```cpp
std::vector<std::pair<int64_t, int64_t>> gemm_ring_tiles(int64_t epi) {
  int bm[64], bn[64];
  const int n = std::min(64, tb_gemm_ring_tiles((int)epi, bm, bn, 64));
  std::vector<std::pair<int64_t, int64_t>> out;
  for (int i = 0; i < n; ++i) out.emplace_back(bm[i], bn[i]);
// ... 660 lines not shown
  m.def("row_gather", &row_gather);
  m.def("share_group", &share_group);
  m.def("share_group_max_rows", &share_group_max_rows);
  m.def("attention_split_rows", [](int64_t n, bool prefix) { return (int64_t)tb_attention_split_rows((int)n, prefix); });
  m.def("attention", &attention);
  m.def("attention_prefix", &attention_prefix);
  m.def("attention_varlen", &attention_varlen);
  m.def("attention_varlen_prefix", &attention_varlen_prefix);
  m.def("geglu", &geglu);
  m.def("argmax_rows", &argmax_rows);
  m.def("row_lse", &row_lse);
  m.def("gather_probs", &gather_probs);
  m.def("lens_colsum", &lens_colsum);
  m.def("topk_rows", &topk_rows);
  m.def("xent_rows", &xent_rows);
  m.def("decode_head", &decode_head);
  m.def("decode_head_stats", &decode_head_stats);
  m.def("register_softcap_table", &register_softcap_table);
  m.def("register_softcap_compact", &register_softcap_compact);
  m.def("softcap_compact", &softcap_compact);
  m.def("gemm_nt", &gemm_nt);
  m.def("gemm4", &gemm4);
  m.def("gemm4_ok", &gemm4_ok);
  m.def("gemm_ring", &gemm_ring);
  m.def("gemm_ring_ok", &gemm_ring_ok);
  m.def("gemm_ring_tiles", &gemm_ring_tiles);
  m.def("gemm_ring_qkv_rope", &gemm_ring_qkv_rope);
  m.def("gemm4_splitk", &gemm4_splitk);
  m.def("gemm4_splitk_ks", &gemm4_splitk_ks);
  m.def("gemm4_splitk_part", &gemm4_splitk_part);
  m.def("add_rmsnorm2_part", &add_rmsnorm2_part);
  m.def("gemm4_qkv_rope", &gemm4_qkv_rope);
  m.def("gemm4_l2a", &gemm4_l2a);
  m.def("gemm_ring_l2a", &gemm_ring_l2a);
  m.def("gemm4_qkv_rope_l2a", &gemm4_qkv_rope_l2a);
  m.def("gemm_ring_qkv_rope_l2a", &gemm_ring_qkv_rope_l2a);
  m.def("lora_t", &lora_t);
  m.def("lora_t_chunks", &lora_t_chunks);
  m.def("row_combine", &row_combine);
  m.def("random_basis", &random_basis);
  m.def("lora_t_ok", &lora_t_ok);
  m.def("head_fused", &head_fused);
  m.def("lens_gemm", &lens_gemm);
  m.def("lowrank_edit", &lowrank_edit);
  m.def("latent_affine_edit", &latent_affine_edit);
  m.def("sae_decode_sparse", &sae_decode_sparse);
// ... 21 lines not shown
```

taboo_brittleness_amd/csrc/gemm4.hip:

```cpp
#include "common.h"
#include "api.h"
#include <algorithm>
#include <cstdlib>
#include <utility>

namespace {

constexpr int G4_THREADS = 256, G4_BN = 256;
constexpr int G4_GROUP_M = 4;
constexpr int G4_SLACK1 = 4;
constexpr int G4_SLACK2 = 0;
#ifndef G4_CNT
#define G4_CNT 1
#endif

typedef __attribute__((address_space(3))) void g4_lds_t;
typedef uint32_t u32x2 __attribute__((ext_vector_type(2)));
typedef __attribute__((address_space(3))) char g4_lds_char;

template <int N>
__device__ __forceinline__ void g4_vmcnt() {
  static_assert(N >= 0 && N < 64, "vmcnt range");
  asm volatile("s_waitcnt vmcnt(%0)" ::"n"(N) : "memory");
}
// ... 42 lines not shown

enum { G4_BF16 = 0, G4_F32 = 1, G4_JUMPRELU = 2, G4_GEGLU = 3, G4_ROPE = 4, G4_HEAD = 5, G4_LENS = 6 };

struct G4Rope {
  const int32_t* pos;
  const int32_t* slot;
  const uint16_t* cs;
  uint16_t* q_out;
  uint16_t* kc;
  uint16_t* vc;
  int Hq, Hkv, S, max_pos;
  const uint16_t* ctab;
  int clo, chi;
  float csat, crc, ccap;
  const int32_t* tgt;
  float* tgt_logit;
  float* part;
  int ksplit, kchunk;
  const uint16_t* a2;
  int k0;
};
constexpr int G4_CTAB_N = 32768;

template <int BM, int EPI, bool L2A = false>
__global__ void __launch_bounds__(G4_THREADS, 1)
gemm4_kernel(const uint16_t* __restrict__ A, const uint16_t* __restrict__ W, void* __restrict__ C,
             const float* __restrict__ bias, const float* __restrict__ thr, int M, int N, int K, int ldc, G4Rope rp) {
#if defined(__HIP_DEVICE_COMPILE__)
  static_assert(BM == 256 || BM == 128 || (BM == 64 && EPI == G4_F32), "tile rows (64: the split-K decode tile)");
  constexpr bool G4C = G4_CNT && BM == 256;
  constexpr int WN = 8, WM = BM / 32;
  constexpr int PIMG = G4_BN * 128, QIMG = BM * 128, STG = PIMG + QIMG;
  constexpr int PI = G4_BN / 32, QI = BM / 32, GL = PI + QI;
  constexpr bool LEPI = EPI == G4_BF16 || EPI == G4_LENS;
  constexpr int RB = EPI == G4_GEGLU ? 128 : 256, ECH = RB / 16, ERPI = 64 / ECH;
  constexpr bool SPARE = LEPI;
  constexpr int EXB = SPARE ? 32768 : 0;
  constexpr int ERR = SPARE ? EXB / (4 * RB) : EPI == G4_GEGLU ? BM / 2 : BM / 4;
  constexpr int ENR = LEPI ? (BM / 2) / ERPI : 1;
  constexpr int CTB = EPI == G4_HEAD ? 4096 : 0;
  static_assert(2 * STG + CTB + EXB <= 160 * 1024, "LDS");
  __shared__ __attribute__((aligned(1024))) char smem[2 * STG + CTB + EXB];

  const int nbn = N / G4_BN, nbm = (M + BM - 1) / BM, nwg = nbn * nbm;
  const int NT = K >> 6, KS = EPI == G4_F32 && rp.ksplit > 1 ? rp.ksplit : 1, KC = KS > 1 ? rp.kchunk : NT;
  const int nwgv = nwg * KS;
#define G4_TILE(v, m0_, n0_)                                                                              \
  do {                                                                                                    \
    const int q_ = nwgv / 8, r_ = nwgv % 8, x_ = (v) % 8;                                                 \
    int b_ = (x_ < r_ ? x_ * (q_ + 1) : r_ * (q_ + 1) + (x_ - r_) * q_) + (v) / 8;                        \
    sk = b_ / nwg;                                                                                        \
    b_ -= sk * nwg;                                                                                       \
// ... 17 lines not shown
  for (int i = 0; i < PI; ++i) vp[i] = (uint32_t)((8 * (4 * i + wid) + (lane >> 3)) * K + lchunk * 8) * 2u;
  int mrows, abytes, abytes2 = 0, nt;
  void *wtile, *atile, *atile2 = nullptr;
#define G4_DESC()                                                                                 \
  do {                                                                                            \
    mrows = min(BM, M - m0);                                                                      \
    wtile = (void*)(W + (size_t)n0 * K + sk * KC * 64);                                           \
    atile = (void*)(A + (size_t)m0 * KA + sk * KC * 64);                                          \
    nt = min(KC, NT - sk * KC);                                                                   \
    abytes = mrows * KA * 2;                                                                      \
    int ln_ = __builtin_amdgcn_mbcnt_hi(~0u, __builtin_amdgcn_mbcnt_lo(~0u, 0u));    \
    asm volatile("" : "+v"(ln_));                                                                 \
    const int lc_ = (ln_ & 7) ^ ((4 * wid + (ln_ >> 4)) & 7);                                     \
    _Pragma("unroll") for (int i = 0; i < QI; ++i)                                                \
      vq[i] = (uint32_t)(min(8 * (4 * i + wid) + (ln_ >> 3), mrows - 1) * KA + lc_ * 8) * 2u;     \
    if constexpr (L2A) {                                                                          \
      atile2 = (void*)(rp.a2 + (size_t)m0 * K2);                                                  \
      abytes2 = mrows * K2 * 2;                                                                   \
      _Pragma("unroll") for (int i = 0; i < QI; ++i)                                              \
        vq2[L2A ? i : 0] = (uint32_t)(min(8 * (4 * i + wid) + (ln_ >> 3), mrows - 1) * K2 + lc_ * 8) * 2u; \
    }                                                                                             \
  } while (0)
  G4_DESC();

  const int xr = (lane & 15) >> 1;
  const int co0 = ((lane >> 4) ^ xr) << 4, co1 = ((4 + (lane >> 4)) ^ xr) << 4;
  constexpr bool RP = EPI == G4_ROPE;
  const int offp = (wn * (RP ? 64 : 128) + (lane & 15)) * 128;
#define G4_PROW(i) (RP ? (((i) >> 2) * 128 + ((i) & 3) * 16) : (i) * 16)
  const int offq = PIMG + (wm * (BM / 2) + (lane & 15)) * 128;

  f32x4 acc[WN][WM];
#pragma unroll
  for (int i = 0; i < WN; ++i)
#pragma unroll
    for (int j = 0; j < WM; ++j) acc[i][j] = (f32x4){0.f, 0.f, 0.f, 0.f};
  bf16x8 p0[WN], q0[WM], p1[WN], q1[WM];

  auto frag = [&](int stg, int off) {
    return __builtin_bit_cast(bf16x8, *reinterpret_cast<const uint4*>(smem + stg * STG + off));
  };
#define G4_STAGE_ONE(g, t, stg)                                                                                    \
  do {                                                                                                             \
    char* d_ = smem + (stg) * STG + wid * 1024;                                                                    \
    if ((g) < PI)                                                                                                  \
      __builtin_amdgcn_raw_ptr_buffer_load_lds(__builtin_amdgcn_make_buffer_rsrc(wtile, 0, wbytes, 0x00020000),    \
                                               (g4_lds_t*)(d_ + (g) * 4096), 16, vp[(g) < PI ? (g) : 0], (t) * 128, 0, 0); \
    else if constexpr (L2A) {                 \
      const bool s2_ = (t) >= NT0;                                                                                 \
      __builtin_amdgcn_raw_ptr_buffer_load_lds(                                                                    \
          __builtin_amdgcn_make_buffer_rsrc(s2_ ? atile2 : atile, 0, s2_ ? abytes2 : abytes, 0x00020000),          \
          (g4_lds_t*)(d_ + PIMG + ((g) - PI) * 4096), 16,                                                          \
          s2_ ? vq2[(g) >= PI ? (g) - PI : 0] : vq[(g) >= PI ? (g) - PI : 0], s2_ ? ((t) - NT0) * 128 : (t) * 128,  \
          0, 0);                                                                                                   \
    } else                                                                                                         \
      __builtin_amdgcn_raw_ptr_buffer_load_lds(__builtin_amdgcn_make_buffer_rsrc(atile, 0, abytes, 0x00020000),    \
                                               (g4_lds_t*)(d_ + PIMG + ((g) - PI) * 4096), 16,                      \
                                               vq[(g) >= PI ? (g) - PI : 0], (t) * 128, 0, 0);                      \
  } while (0)
#define G4_STAGE(t, stg) _Pragma("unroll") for (int g_ = 0; g_ < GL; ++g_) G4_STAGE_ONE(g_, t, stg)
#define G4_MFMA(i, j, pc, qc) asm volatile("v_mfma_f32_16x16x32_bf16 %0, %1, %2, %0" : "+a"(acc[i][j]) : "v"(pc[i]), "v"(qc[j]))
#define G4_MF(u)                                                          \
  do {                                                                    \
    if ((u) < NMF) G4_MFMA((u) / WM, (u) % WM, p0, q0);                   \
    else G4_MFMA(((u) - NMF) / WM, ((u) - NMF) % WM, p1, q1);             \
  } while (0)
  constexpr int NR = WN + WM, NMF = WN * WM, NT2 = 2 * NMF;
  constexpr int BAR1 = NR + G4_SLACK1;
  constexpr int BAR2 = NT2 - NR - G4_SLACK2;
  constexpr int GSP = (NT2 - BAR1) / GL;
  constexpr int N2S = (BAR2 - BAR1) / GSP < GL ? (BAR2 - BAR1) / GSP : GL;
  constexpr int N2 = N2S;
  static_assert(GSP >= 1 && BAR1 < NMF && BAR1 < BAR2, "schedule");
  static_assert(NR - 2 <= 15 && BAR1 >= NR, "lgkmcnt range");
#define G4_PK(i) (G4_PROW(i) / 16)
#define G4_QK(j) (PIMG / 2048 + (j))
#define G4_WAIT()                                                        \
  do {                                                                   \
    if (G4C) asm volatile("s_waitcnt lgkmcnt(%0)" ::"n"(NR - 2));     \
  } while (0)
  const uint32_t lds0 = (uint32_t)(uintptr_t)((g4_lds_char*)smem);
  const uint32_t bp0 = lds0 + offp + co0, bp1 = lds0 + offp + co1;
  const uint32_t bq0 = lds0 + offq - PIMG + co0, bq1 = lds0 + offq - PIMG + co1;

  if constexpr (EPI == G4_HEAD) {
    if (rp.ctab != nullptr) {
      uint16_t* lt = reinterpret_cast<uint16_t*>(smem + 2 * STG);
      for (int i = tid; i < rp.chi - rp.clo; i += G4_THREADS) lt[i] = rp.ctab[i];
    }
    __syncthreads();
  }
  G4_STAGE(0, 0);
  G4_STAGE(min(1, nt - 1), 1);
  bool first_tile = true;
  for (;;) {
  if (first_tile || !LEPI) g4_vmcnt<GL>();
  else g4_vmcnt<GL + ENR>();
  first_tile = false;
  g4_bar();
  if (G4C) {
    asm volatile("s_waitcnt lgkmcnt(0)" ::: "memory");
    g4_rd(p0[0], bp0, G4_PK(0));
#pragma unroll
    for (int j = 0; j < WM; ++j) g4_rd(q0[j], bq0, G4_QK(j));
#pragma unroll
    for (int i = 1; i < WN; ++i) g4_rd(p0[i], bp0, G4_PK(i));
  } else {
#pragma unroll
    for (int i = 0; i < WN; ++i) p0[i] = frag(0, offp + G4_PROW(i) * 128 + co0);
#pragma unroll
    for (int j = 0; j < WM; ++j) q0[j] = frag(0, offq + j * 2048 + co0);
  }
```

+---+

All lines above with the word "include" need to be reported.

Response
#include "common.h"
#include "api.h"
#include <algorithm>
#include <cstdlib>
#include <utility>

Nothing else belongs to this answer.